The graduate student continued by claiming that a similar email was sent at the onset of the UAW graduate student rally in fall 2022 — the largest strike in higher education history.
“I have never felt worried about being taken into custody because I was always surrounded by my U.S. citizen comrades who were ready to put their bodies on the line instead of me,” they said. “I have a suggestion for OISS: maybe demand your boss [takes] cops off campus.”
The next speaker was third-year graduate student in the materials department and Academic Student Employees Unit Chair Madeline Vailhe.
“In order to tell UC that we are not going to allow them to attack our co-workers who are fighting for a free Palestine, it’s going to take all of us working together,” Vailhe said.
She went on to encourage workers to support the strike and discuss it with their coworkers.
“We will build power and make the University listen and understand that their actions are unacceptable and that they cannot scare us,” they said.
Political science department lecturer Chase Hobbs Morgan, a member of Academics for Justice in Palestine and University Council-American Federation of Teachers — the UC union for librarians and lecturers — discussed the political theory behind the current state of free speech on college campuses.
“In this political scene, the encampment and all of the organizing that has gone on behind it, and in the years and decades preceding it, can be seen as something that protects collective thriving,” he said.
Hobbs-Morgan said the encampment and strike are tangible ways that free speech is being made available on campuses.
“We’re defending and bolstering the actually existing experience of freedom, building something new, building something better, something that might come closer to justice,” he said.
Isaac, a graduate student worker who wished only to be identified by his first name, discussed the historical context of labor actions in solidarity with social justice movements.
“What the last eight months of the war on Gaza and what the crackdown on students, undergraduates, graduates, professors and community members all around the country has shown is that working conditions here are inextricably tied to Palestinian liberation,” he said.
The last speaker was fourth-year biology major, De La Guerra Dining Commons employee and Student Assistant Labor United — the union for student workers — member Uma Clemenceau.
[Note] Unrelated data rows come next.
template <int A, int B>
__device__ __forceinline__ void write_row(float* row, const float o12[12], const float (&ring)[B][A], int head1) {
    if constexpr (A == 4) {
        float4* r4 = reinterpret_cast<float4*>(row);
        r4[0] = make_float4(o12[0], o12[1], o12[2], o12[3]);
        r4[1] = make_float4(o12[4], o12[5], o12[6], o12[7]);
        r4[2] = make_float4(o12[8], o12[9], o12[10], o12[11]);
#pragma unroll
        for (int p = 0; p < B; ++p) {
            int k = p - head1;
            k += k < 0 ? B : 0;
            r4[3 + k] = make_float4(ring[p][0], ring[p][1], ring[p][2], ring[p][3]);
        }
    } else {
#pragma unroll
        for (int k = 0; k < 12; ++k) row[k] = o12[k];
#pragma unroll
        for (int p = 0; p < B; ++p) {
            int k = p - head1;
            k += k < 0 ? B : 0;
#pragma unroll
            for (int j = 0; j < A; ++j) row[12 + k * A + j] = ring[p][j];
        }
    }
}

template <int A>
__device__ __forceinline__ void write_row_generic(float* __restrict__ row, const float o12[12],
                                                  const float* __restrict__ ring, int B, int E, int e, int head1,
                                                  const float act[A], bool act_is_newest) {
#pragma unroll
    for (int k = 0; k < 12; ++k) row[k] = o12[k];
    constexpr int CH = 8;
    int slot = head1;
    for (int k0 = 0; k0 < B; k0 += CH) {
        float v[CH][A];
#pragma unroll
        for (int c = 0; c < CH; ++c) {
// ... 197 lines not shown
struct NoExtForce {};
template <typename Real, int PH, int SC, bool DRAG, typename Ext>
__device__ __forceinline__ bool pyb_chain(const HoverConst<Real>& C, Body<Real>& b, const Real rpm_in[4], bool lag,
                                          Ext ext, V3<Real>* wb_out = nullptr, Real* vxy = nullptr) {
    constexpr bool EXT = !__is_same(Ext, NoExtForce);
    const Real rpm[4] = {rpm_in[0], rpm_in[1], rpm_in[2], rpm_in[3]};
    Real sum_f = 0, t2 = 0;
    V3<Real> P = v3(Real(0), Real(0), Real(0));
#pragma unroll
    for (int i = 0; i < 4; ++i) {
        const Real r2 = rpm[i] * rpm[i];
        const Real f = r2 * C.kf;
        sum_f += f;
        const bool pz0 = __builtin_constant_p(C.pz[i]) && C.pz[i] == Real(0);
        const Real fx = f * C.px[i], fy = f * C.py[i], fz = f * C.pz[i];
        P = v3(P.x + fx, P.y + fy, pz0 ? P.z : P.z + fz);
        t2 += (i & 1) ? -r2 : r2;
    }
    const Real tau_z = t2 * C.km;
    ChainK<Real> K = chain_consts<Real>();
    HoverConst<Real> Cp = C;
    if constexpr (sizeof(Real) == 8) {
        pin_all(K);
        pin(Cp.dt); pin(Cp.mass); pin(Cp.gravity); pin(Cp.inv_mass); pin(Cp.ang_max);
        pin(Cp.ixx); pin(Cp.iyy); pin(Cp.izz); pin(Cp.inv_ixx); pin(Cp.inv_iyy); pin(Cp.inv_izz);
        pin(Cp.coll_hh); pin(Cp.coll_r); pin(Cp.coll_zoff);
    }
    Chain<Real> st{};
    {
        const M3<Real> R = rot_fm(b.q);
        const M3<Real> Rs = lag ? rot_fm(b.ql) : R;
        st.wb = mulT(R, b.w);
        st.zc = col2(R);
        st.zs = col2(Rs);
        st.m3 = lag ? mulT(R, st.zs) : v3(Real(0), Real(0), Real(1));
        if constexpr (DRAG) {
            st.R = R;
            st.Rs = Rs;
        }
    }
    st.wn = hsqrt_nn_(dot(b.w, b.w), K);
    st.dti = v3(Cp.dt * Cp.inv_ixx, Cp.dt * Cp.inv_iyy, Cp.dt * Cp.inv_izz);
    bool touched = false;
    auto substep = [&](int s) {
        if constexpr (EXT) touched |= pyb_substep<Real, PH, true>(Cp, b, st, rpm, sum_f, P, tau_z, K, ext(b, st));
        else touched |= pyb_substep<Real, PH>(Cp, b, st, rpm, sum_f, P, tau_z, K, V3<Real>{}, vxy ? vxy + 2 * s : nullptr);
#pragma unroll
        for (int i = 0; i < 4; ++i) b.prev_rpm[i] = rpm[i];
    };
    if constexpr (SC > 0) {
#pragma unroll
        for (int s = 0; s < SC; ++s) substep(s);
    } else {
        for (int s = 0; s < C.S; ++s) substep(s);
    }
    if (wb_out) *wb_out = st.wb;
    else b.w = mul(rot_fm(b.q), st.wb);
    return touched;
}

constexpr int kRowF4 = 18;

template <int A, int B>
__device__ __forceinline__ void stage_row(float4* lds_row, const float o12[12], const float (&ring)[B][A], int head1) {
    lds_row[0] = make_float4(o12[0], o12[1], o12[2], o12[3]);
    lds_row[1] = make_float4(o12[4], o12[5], o12[6], o12[7]);
    lds_row[2] = make_float4(o12[8], o12[9], o12[10], o12[11]);
#pragma unroll
    for (int p = 0; p < B; ++p) {
        int k = p - head1;
        k += k < 0 ? B : 0;
        lds_row[3 + k] = make_float4(ring[p][0], ring[p][1], ring[p][2], ring[p][3]);
    }
}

On Feb. 21, 2024, the UC refused to recognize the union despite being recognized by the Public Employment Relations Board.
“We are not just organizing undergraduate students for better wages and better working conditions. We are organizing a union because we are questioning the very idea that education should be commodified and privatized,” Clemenceau said.
Vailhe spoke with the Nexus on how the strike relates to undergraduates.
“Undergraduate students can also be part of our union as long as you’re working as a learning assistant, tutor or reader,” she said. “I think that it’s a really important teaching, not just from the classroom, but within the community and your coworkers.”
According to Vailhe, union members are “currently ready to strike whenever the university board calls upon [them].” They emphasized that the university could remedy the strike by negotiating labor practices.
The walkout concluded at around 12:30 p.m. with chants from Snell and Hanlon.
“UC, UC, you can’t hide. Our strike’s going UC-wide.”
A version of this article appeared on p. 1 of the May 23, 2024 print edition of the Daily Nexus.
CORRECTION [5/24/2024, 2:36 p.m.]: A previous version of this article listed Laura Snell as Recording Secretary of the Academic Service Employee Section for UAW. The article has been corrected to list Snell as a UAW member.